Mechanical Properties of Solids
Elastic Behaviour of Materials, Stress and Strain
- Elasticity deals with property of materials, its strength and ability to withstand against external forces which are acting on it.
- The forces acting between the atoms due to Electrostatic interaction between the charges of the atoms are called interatomic forces.
- Attractive forces between the nucleus of one atom and electrons of the other atom. These attractive forces tend to decrease the potential energy of the pair of atoms.
- The force between molecules dues to Electrostatic interaction between the charges of the molecules are called inter molecular forces.
- A body whose size and shape cannot be changed however large the applied forces may be is called rigid body
- The External force which changes or ties to change the shape and size is called a deforming force.
- The internal force which restores the size and shape of the body when deforming force is with drawn is called restoring force.
- The magnitude of deforming force is equal to the Restoring force.
- In a solid each atom or molecules are bonded together by inter atomic forces and in state position.
- Elasticity is the property of a material by virtue of which it regains its original size and shape when deforming forces are withdrawn.
- There is no perfect Elastic material exist in nature Quarts is nearly perfect Elastic body.
- Plasticity is the property of material by virtue if which it does not regain the size and shape when deforming force is removed.
- Steel is more Elastic than rubber.
- The restoring force per unit area is called stress S = F/A
- The stress Normal to the surface called Normal stress and tangential called tangential stress.
- Shearing stress is defined as the Tangential restoring force per unit area of cross section.

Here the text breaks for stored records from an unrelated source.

# daveredrum/D3Net

Measured on AMD Instinct MI355X. Metric: scenes/sec fwd+bwd (PointGroup+speaker), higher is better.
Workload: dtype bf16

## Files before the change

d3net_amd/_lib.py:

```python
import ctypes as C
import os

_HERE = os.path.dirname(os.path.abspath(__file__))
SO_PATH = os.path.join(_HERE, "lib", "libd3hip.so")

ERRORS = {-1: "D3_ERR_WORKSPACE", -2: "D3_ERR_RANGE (coordinate/batch outside key range)",
          -3: "D3_ERR_ARG", -4: "D3_ERR_OVERFLOW"}


class D3Error(RuntimeError):
    pass


_lib = None
vp, i32, i64, f32, sz = C.c_void_p, C.c_int, C.c_longlong, C.c_float, C.c_size_t
f64 = C.c_double
pi = C.POINTER(C.c_int)

SIGNATURES = {
    "d3_version": (i32, []),
    "d3_arch": (C.c_char_p, []),
    "d3_sec_mean": (i32, [vp, vp, vp, i32, i32, vp]),
    "d3_sec_min": (i32, [vp, vp, vp, i32, i32, vp]),
    "d3_sec_max": (i32, [vp, vp, vp, i32, i32, vp]),
    "d3_cluster_select": (i32, [vp, vp, vp, vp, vp, i32, vp, vp, vp, vp, vp]),
    "d3_cluster_select2": (i32, [vp, vp, vp, vp, vp, i32, i32, vp, vp, vp, vp, vp, vp]),
    "d3_cluster_merge": (i32, [vp, i32, vp, i32, vp, i32, vp, i32, vp, vp, vp, vp, vp, vp]),
    "d3_proposal_prepare": (i32, [vp, vp, vp, i32, vp, vp, vp, vp, f32, f32, i32, vp, vp, vp, vp, vp]),
    "d3_cluster_coords_stats": (i32, [vp, vp, vp, vp, vp, vp, i32, vp]),
    "d3_cluster_coords_stats_ws_bytes": (sz, [i64]),
    "d3_cluster_coords_stats2": (i32, [vp, vp, vp, i64, vp, vp, vp, i32, vp, sz, vp]),
    "d3_cluster_transform": (i32, [vp, vp, vp, vp, vp, vp, i64, vp]),
    "d3_cluster_norm_params": (i32, [vp, vp, vp, i32, f32, f32, vp, vp, vp, vp, vp, vp]),
    "d3_roipool_fp": (i32, [vp, vp, vp, vp, i32, i32, vp]),
    "d3_roipool_bp": (i32, [vp, vp, vp, vp, i32, i32, vp]),
    "d3_get_iou": (i32, [vp, vp, vp, vp, vp, i32, i32, vp]),
    "d3_voxelize_fp": (i32, [vp, vp, vp, i32, i32, i32, i32, vp]),
    "d3_voxelize_fp2": (i32, [vp, i32, vp, i32, vp, vp, i32, i32, i32, vp]),
    "d3_voxelize_bp": (i32, [vp, vp, vp, i32, i32, i32, i32, vp]),
    "d3_point_recover_fp": (i32, [vp, vp, vp, i32, i32, i32, vp]),
    "d3_point_recover_bp": (i32, [vp, vp, vp, i32, i32, i32, vp]),
    "d3_voxelize_idx_ws_bytes": (sz, [i32]),
    "d3_voxelize_idx_count": (i32, [vp, i32, i32, i32, vp, vp, sz, pi, pi, vp]),
    "d3_voxelize_idx_fill": (i32, [vp, i32, i32, i32, vp, vp, sz, vp, vp, i32, i32, vp]),
    "d3_ballquery_ws_bytes": (sz, [i32]),
    "d3_ballquery_ws_bytes_single_pass": (sz, [i32]),
    "d3_ballquery_count": (i32, [vp, vp, vp, i32, f32, vp, vp, sz, pi, vp]),
    "d3_ballquery_fill": (i32, [vp, vp, vp, i32, f32, vp, vp, sz, vp, i64, vp]),
    "d3_ballquery_cap": (i32, []),
    "d3_ballquery_padded": (i32, [vp, vp, vp, i32, f32, vp, vp, sz, vp, vp]),
    "d3_bfs_cluster_ws_bytes": (sz, [i32]),
    "d3_bfs_cluster_erec_bytes": (sz, [i64]),
    "d3_bfs_cluster_run": (i32, [vp, vp, vp, i32, i32, vp, sz, vp, sz, i64, i32, vp, i64, vp, i64, pi, pi, vp]),
    "d3_bfs_cluster_begin": (i32, [vp, vp, vp, i32, i32, vp, sz, vp, sz, i64, i32, vp, i64, vp, i64, C.POINTER(vp), vp]),
    "d3_bfs_cluster_end": (i32, [vp, pi, pi]),
    "d3_coordmap_ws_bytes": (sz, [i32]),
    "d3_kmap_k3": (i32, [vp, i32, i32, vp, sz, vp, vp]),
    "d3_kmap_k3_pack16": (i32, [vp, i32, vp, vp, vp]),
    "d3_kmap_k3_16": (i32, [vp, i32, i32, vp, sz, vp, vp, vp, vp]),
    "d3_net_set_k3_16": (i32, [vp, vp, vp]),
    "d3_kmap_k3_q16_bytes": (sz, [i32]),
    "d3_kmap_k3_packq": (i32, [vp, i32, vp, vp, vp]),
    "d3_spconv_fwd3_nparts": (i32, [i32, i32, i32]),
    "d3_spconv_fwd3": (i32, [vp, i32, vp, vp, vp, i32, vp, i32, vp, vp, i32, i32, i32, i32, i32, vp]),
    "d3_spconv_fwd3_bnbwd": (i32, [vp, i32, vp, vp, vp, i32, vp, vp, vp, i32, vp, vp, vp, vp, f32, i32, i32, i32, i32, i32, i32, vp]),
    "d3_spconv_fwd3_launches": (i64, []),
    "d3_spconv_last_nparts": (i32, []),
    "d3_net_padded_channels": (i32, [vp]),
    "d3_net_padcast": (i32, [vp, vp, vp, i64, vp]),
    "d3_net_set_padded_input": (i32, [vp, vp]),
    "d3_spconv_t16_launches": (C.c_longlong, []),
    "d3_kmap_down_count": (i32, [vp, i32, i32, vp, sz, vp, vp, pi, vp]),
    "d3_kmap_down_fill": (i32, [vp, i32, i32, vp, sz, vp, vp, vp, vp, vp, i32, vp]),
    "d3_kmap_pyramid": (i32, [vp, i32, i32, vp, sz, vp, vp, vp, vp, vp, pi, vp]),
    "d3_kmap_pyramid_begin": (i32, [vp, i32, i32, vp, sz, vp, vp, vp, vp, vp, C.POINTER(C.c_void_p), vp]),
    "d3_kmap_pyramid_end": (i32, [vp, pi, i32]),
    "d3_kmap_down_fill2": (i32, [i32, i32, vp, vp, vp, vp, vp]),
    "d3_spconv_fwd": (i32, [vp, vp, vp, vp, i32, i32, i32, i32, i32, i32, vp]),
    "d3_spconv_wgrad": (i32, [vp, vp, vp, vp, i32, i32, i32, i32, i32, i32, vp]),
    "d3_spconv_pack_bytes": (sz, [i32, i32, i32]),
    "d3_spconv_pack_bytes_ex": (sz, [i32, i32, i32, i32]),
    "d3_spconv_pack": (i32, [vp, vp, i32, i32, i32, i32, vp]),
    "d3_spconv_fwd2_nparts": (i32, [i32, i32, i32, i32]),
    "d3_spconv_fwd2_nparts_ex": (i32, [i32, i32, i32, i32, i32]),
    "d3_spconv_fwd2_plan": (i32, [i32, i32, i32, i32, pi]),
    "d3_spconv_fwd2": (i32, [vp, i32, vp, vp, vp, i32, vp, i32, vp, i32, i32, i32, i32, i32, i32, vp]),
    "d3_spconv_fwd2_bnbwd": (i32, [vp, i32, vp, vp, vp, i32, vp, vp, i32, vp, vp, vp, vp, f32, i32, i32, i32, i32, i32, i32, i32, vp]),
    "d3_spconv_wgrad2_ws_bytes": (sz, [i32, i32, i32, i32, i32, i32]),
    "d3_spconv_wgrad2_splits": (i32, [i32, i32, i32, i32, i32, i32]),
    "d3_spconv_wgrad2": (i32, [vp, i32, vp, vp, i32, vp, i32, i32, i32, i32, i32, i32, i32, vp, sz, vp]),
    "d3_net_create": (vp, [vp, i32, vp, i32, vp, i32, i32, i32, i32, i32]),
    "d3_net_destroy": (None, [vp]),
    "d3_net_plan": (i32, [vp, vp, C.POINTER(sz), C.POINTER(sz)]),
    "d3_net_tensor_offset": (i64, [vp, i32]),
    "d3_net_describe": (i64, [vp, vp, i64]),
    "d3_net_forward": (i32, [vp, vp, vp, vp, vp, vp, vp, i32, vp]),
    "d3_net_backward": (i32, [vp, vp, vp, vp, vp, vp, vp, vp, vp, vp, vp, vp, vp]),
    "d3_tall_wgrad_ws_bytes": (sz, [i32, i32]),
    "d3_tall_wgrad": (i32, [vp, vp, vp, vp, i32, i32, i32, vp, sz, vp]),
    "d3_stack_to_batch": (i32, [vp, vp, vp, vp, vp, vp, i32, i32, i32, i32, i32, vp, vp, vp, vp, vp, vp, vp, vp, vp]),
    "d3_adamw_chunk": (i32, []),
    "d3_adamw": (i32, [vp, vp, vp, i32, f64, f64, f64, f64, f64, f64, f64, vp]),
    "d3_gather_rows_pad": (i32, [vp, i64, vp, vp, i64, i32, i32, vp]),
    "d3_point_heads_dy": (i32, [vp, vp, vp, i64, vp, vp]),
    "d3_point_heads_dx": (i32, [vp, vp, vp, vp, i64, i32, vp, vp]),
    "d3_point_heads_ws_bytes": (sz, []),
    "d3_point_heads_fwd": (i32, [vp, i64, i32, i32, vp, vp, vp, vp, vp, vp, vp, vp, f32, f32, i32, vp, vp, vp, vp, vp, vp, vp, vp, vp,
                                 vp, sz, vp]),
    "d3_score_loss": (i32, [vp, vp, i32, i32, f32, f32, vp, vp, vp, vp]),
    "d3_query_locals_mask": (i32, [vp, vp, i32, i32, i32, vp]),
    "d3_caption_select_target": (i32, [vp, vp, vp, i32, i32, i32, i32, vp, vp, vp, vp]),
    "d3_caption_inputs_fwd": (i32, [vp, vp, vp, vp, vp, i32, i32, i32, i32, i32, vp, vp, vp, vp, vp]),
    "d3_caption_inputs_bwd": (i32, [vp, vp, vp, vp, i32, i32, i32, i32, i32, vp, vp, vp]),
    "d3_masked_xe_ws_bytes": (sz, [i32, i32]),
    "d3_masked_xe": (i32, [vp, vp, i64, vp, i32, i32, i32, vp, vp, vp, sz, vp]),
    "d3_orientation_loss": (i32, [vp, i64, i64, vp, vp, vp, vp, vp, vp, i32, i32, i32, i32, i32, vp, i32, vp, vp, vp]),
    "d3_offset_loss_ws_bytes": (sz, []),
    "d3_offset_loss": (i32, [vp, vp, vp, i32, vp, i64, vp, vp, vp, i32, vp, sz, vp]),
    "d3_scatter_add_rows": (i32, [vp, vp, vp, i64, i32, vp]),
    "d3_gather_rows": (i32, [vp, vp, vp, i64, i32, vp]),
    "d3_cross_entropy_ws_bytes": (sz, []),
    "d3_cross_entropy": (i32, [vp, vp, vp, vp, i32, i32, i32, vp, sz, vp]),
    "d3_attn_fwd": (i32, [vp, vp, vp, vp, vp, vp, vp, i32, i32, i32, i32, i32, i32, i32, vp]),
    "d3_attn_bwd": (i32, [vp, vp, vp, vp, vp, vp, vp, vp, vp, i32, i32, i32, i32, i32, i32, vp]),
    "d3_scanrefer_match_groups": (i32, [i32, i32]),
    "d3_scanrefer_match_fwd": (i32, [vp, i32, vp]),
    "d3_scanrefer_match_bwd_ws_bytes": (sz, []),
    "d3_scanrefer_match_bwd": (i32, [vp, vp, i32, vp]),
    "d3_hgemm": (i32, [vp, i32, vp]),
    "d3_colsum_ws_bytes": (sz, [i32]),
    "d3_colsum": (i32, [vp, i64, i32, i32, vp, i32, vp, sz, vp]),
    "d3_topdown_ws_bytes": (sz, [i32, i32, i32, i32, i32, i32]),
    "d3_topdown_bwd_ws_bytes": (sz, [i32, i32, i32, i32, i32, i32, i32]),
    "d3_topdown_xe_forward": (i32, [vp, vp]),
    "d3_topdown_xe_backward": (i32, [vp, vp, vp]),
    "d3_topdown_xe_backward_ex": (i32, [vp, vp, vp, vp]),
    "d3_topdown_step_ws_bytes": (sz, [i32, i32, i32, i32, i32]),
    "d3_topdown_feat_proj": (i32, [vp, vp, vp, i32, i32, i32, vp]),
    "d3_topdown_step": (i32, [vp, vp, vp, i32, vp, vp, vp, vp, vp, vp, vp, sz, vp]),
    "d3_beam_select": (i32, [vp, vp, i32, i32, i32, i32, i32, i32, i32, i32, vp, vp, vp, vp, vp, vp, vp, vp, vp, vp, i32, vp]),
    "d3_greedy_select": (i32, [vp, i32, i32, vp, vp, vp]),
    "d3_topdown_greedy": (i32, [vp, vp, i32, vp, vp, vp, vp, vp, vp, vp, sz, vp, i32, vp, vp, vp]),
    "d3_topdown_beam": (i32, [vp, vp, i32, vp, vp, vp, vp, vp, sz, vp, i32, i32, vp, vp, vp, vp, vp, vp, vp]),
    "d3_topdown_beam_greedy": (i32, [vp, vp, i32, vp, vp, vp, vp, vp, sz, vp, i32, i32, vp, vp, vp, vp, vp, vp, i32, vp, vp, vp]),
    "d3_gru_seq_ws_bytes": (sz, [i32, i32, i32, i32]),
    "d3_gru_seq_bwd_ws_bytes": (sz, [i32, i32, i32, i32]),
    "d3_gru_seq_forward": (i32, [vp, vp, vp, vp, vp, vp, i32, i32, i32, i32, vp, vp, vp, sz, vp]),
    "d3_gru_seq_backward": (i32, [vp, vp, vp, vp, i32, i32, i32, i32, vp, vp, vp, vp, vp, vp, vp, vp, vp, sz, vp]),
    "d3_nms3d_samecls": (i32, [vp, vp, vp, i32, i32, f64, i32, vp, vp]),
    "d3_instance_cross_iou": (i32, [vp, vp, i64, i32, i32, vp, vp, vp, vp]),
    "d3_nms_matrix": (i32, [vp, vp, vp, i32, f32, vp, vp, vp, vp]),
    "d3_seg_eval_max_inst": (i32, []),
    "d3_seg_eval_ws_bytes": (sz, [i32, i32]),
    "d3_seg_eval": (i32, [vp, vp, vp, vp, i32, i32, i32, i32, vp, i32, vp, vp, i32, i64, C.c_ulonglong, vp, vp, vp, vp, vp, vp, sz, vp]),
    "d3_lsap_batched": (i32, [vp, vp, i32, i32, i32, vp, vp, vp]),
    "d3_dense_caption_assign": (i32, [vp, vp, vp, i32, i32, i32, vp, vp, vp, vp]),
    "d3_det_match": (i32, [vp, vp, vp, vp, f64, vp, vp, vp, i32, i32, i32, i32, C.POINTER(f64), i32, vp, vp, vp, vp, vp, vp, vp, vp, vp]),
    "d3_det_ap": (i32, [vp, vp, vp, i32, i64, i32, i32, vp, vp]),
    "d3_caption_collect": (i32, [vp, vp, vp, vp, vp, vp, vp, vp, vp, vp, i32, i32, i32, i32, i32, i32, i32, i32, i32, i32, i64, vp, vp, vp,
                                 vp, vp, vp, vp]),
    "d3_caption_stats": (i32, [vp, i32, vp, vp, i32, vp, vp, vp, i32, vp, vp, vp]),
    "d3_scene_limits": (i32, [pi, pi, pi]),
    "d3_scene_transform": (i32, [vp, i32, vp, f64, i32, vp, vp, vp]),
    "d3_scene_reduce": (i32, [vp, vp, i32, vp, vp]),
    "d3_scene_noise": (i32, [vp, i64, C.c_ulonglong, vp]),
    "d3_scene_elastic_ws_bytes": (sz, [i32, i32, i32]),
    "d3_scene_elastic": (i32, [vp, i32, vp, vp, i32, i32, i32, f64, vp, sz, vp]),
    "d3_scene_offset": (i32, [vp, i32, vp, i32, vp]),
    "d3_scene_crop_count": (i32, [vp, i32, vp, vp, vp, vp, vp]),
    "d3_scene_ws_bytes": (sz, [i32, i32]),
    "d3_scene_emit": (i32, [vp, vp, vp, i32, vp, vp, i32, vp, vp, i32, vp, vp, vp, vp, vp, vp, vp, sz, vp]),
    "d3_scene_relabel": (i32, [vp, i32, i32, vp, sz, vp]),
    "d3_scene_instances": (i32, [vp, vp, vp, i32, i32, i32, i32, vp, vp, vp, vp, vp, vp, vp, vp, sz, vp]),
    "d3_lang_features_ws_bytes": (sz, [i32, i32]),
    "d3_lang_features": (i32, [vp, vp, i32, vp, i32, i32, i32, i32, vp, vp, vp, i32, vp, vp, vp, vp, sz, vp]),
    "d3_ref_targets_ws_bytes": (sz, [i32]),
    "d3_ref_targets": (i32, [vp, vp, vp, vp, i32, i32, i32, vp, vp, vp, i32, vp, vp, vp, vp, vp, vp, sz, vp]),
    "d3_multiview_limits": (i32, [pi, pi, pi]),
    "d3_multiview_project_ws_bytes": (sz, [i32, i32]),
    "d3_multiview_project": (i32, [vp, i32, vp, vp, vp, i32, C.POINTER(f64), i32, i32, vp, vp, vp, sz, vp]),
    "d3_multiview_project_frame": (i32, [vp, i32, i32, vp, vp, i32, vp, vp]),
    "d3_multiview_fuse_ws_bytes": (sz, [i32, i32, i32]),
    "d3_multiview_fuse": (i32, [vp, i32, vp, vp, vp, i32, C.POINTER(f64), i32, i32, vp, i32, i32, vp, vp, vp, sz, vp]),
    "d3_enet_layers": (i32, [vp, i32]),
    "d3_enet_param_count": (i64, []),
    "d3_enet_preprocess": (i32, [vp, i32, i32, i32, vp, vp, i32, i32, vp, vp]),
    "d3_enet_ws_bytes": (sz, [i32, i32, i32]),
    "d3_enet_forward": (i32, [vp, i32, i32, i32, vp, i64, vp, i32, i32, vp, vp, sz, vp]),
    "d3_scan_limits": (i32, [pi, pi, pi, pi, pi]),
    "d3_scan_mesh_ws_bytes": (sz, [i32, i32]),
    "d3_scan_mesh": (i32, [vp, i32, vp, i32, C.POINTER(f64), vp, vp, vp, vp, sz, vp]),
    "d3_scan_labels_ws_bytes": (sz, [i32, i32, i32, i32, i32]),
    "d3_scan_labels": (i32, [vp, vp, i32, i32, vp, vp, i32, vp, vp, i32, i32, vp, vp, vp, vp, vp, vp, vp, vp, vp, sz, vp]),
    "d3_cider_ws_bytes": (sz, [i32, i32, i32]),
    "d3_cider_scores": (i32, [vp, i32, vp, vp, vp, vp, vp, i32, i32, vp, i32, vp, i32, i32, f64, i32, vp, vp, vp, sz, vp]),
    "d3_graph_edges": (i32, [vp, vp, i32, i32, i32, vp, vp, vp, vp, vp, vp, vp, vp, vp, vp, vp]),
    "d3_edgeconv_ws_bytes": (sz, [i32, i32, i32]),
    "d3_edgeconv_bwd_ws_bytes": (sz, [i32, i32, i32]),
    "d3_edgeconv_fwd": (i32, [vp, vp, vp, vp, vp, vp, vp, vp, vp, i32, i32, i32, i32, i32, vp, vp, vp, sz, vp]),
    "d3_edgeconv_bwd": (i32, [vp, vp, vp, vp, vp, vp, vp, vp, i32, i32, i32, i32, i32, vp, vp, vp, vp, vp, vp, vp, vp, vp, sz, vp]),
    "d3_query_locals_dist": (i32, [vp, vp, vp, i32, i32, i32, f32, i32, vp]),
    "d3_prof_enable": (i32, [i32]),
    "d3_net_set_chunks": (i32, [vp, vp, i32]),
    "d3_net_chunk_wait": (i32, [vp, i32, vp]),
    "d3_layernorm_fwd": (i32, [vp, vp, vp, vp, vp, vp, vp, i32, i32, f32, vp]),
    "d3_layernorm_ws_bytes": (sz, [i32, i32]),
    "d3_layernorm_bwd": (i32, [vp, vp, vp, vp, vp, vp, vp, vp, vp, i32, i32, vp, sz, vp]),
    "d3_tuning_set": (i32, [C.c_char_p, i32]),
    "d3_tuning_get": (i32, [C.c_char_p, vp]),
    "d3_tuning_count": (i32, []),
    "d3_tuning_name": (C.c_char_p, [i32]),
    "d3_prof_collect": (i32, [i32, C.POINTER(C.c_longlong), C.POINTER(C.c_double), C.POINTER(C.c_double),
                              C.POINTER(C.c_double)]),
    "d3_prof_dump": (i32, [i32, C.POINTER(C.c_double), i32, C.POINTER(i32)]),
    "d3_bn_ws_bytes": (sz, [i32]),
    "d3_bn_stats": (i32, [vp, i32, i32, vp, vp, vp, vp, f32, vp, sz, vp]),
    "d3_bn_relu_fwd": (i32, [vp, vp, vp, vp, vp, vp, i32, i32, f32, i32, vp]),
    "d3_bn_relu_fwd_bf16": (i32, [vp, vp, vp, vp, vp, vp, i32, i32, f32, i32, vp]),
    "d3_bn_relu_bwd": (i32, [vp, vp, vp, vp, vp, vp, vp, vp, vp, i32, i32, f32, i32, vp, sz, vp]),
}
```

- Longitudinal stress and bulk stress are normal stress is which produce change in size, shearing stress is a tangential stress which produce change in shape.
- Bulk stress is defined as the volume restoring force per unit area of cross section.
- Strain is defined as the change in dimension per unit original dimension.
- Linear strain is defined as the change in length to unit original length.
- Shear strain is defined as the linear displacement of layer to distance between layers
- Bulk strain is defined as the change in volume per unit original volume.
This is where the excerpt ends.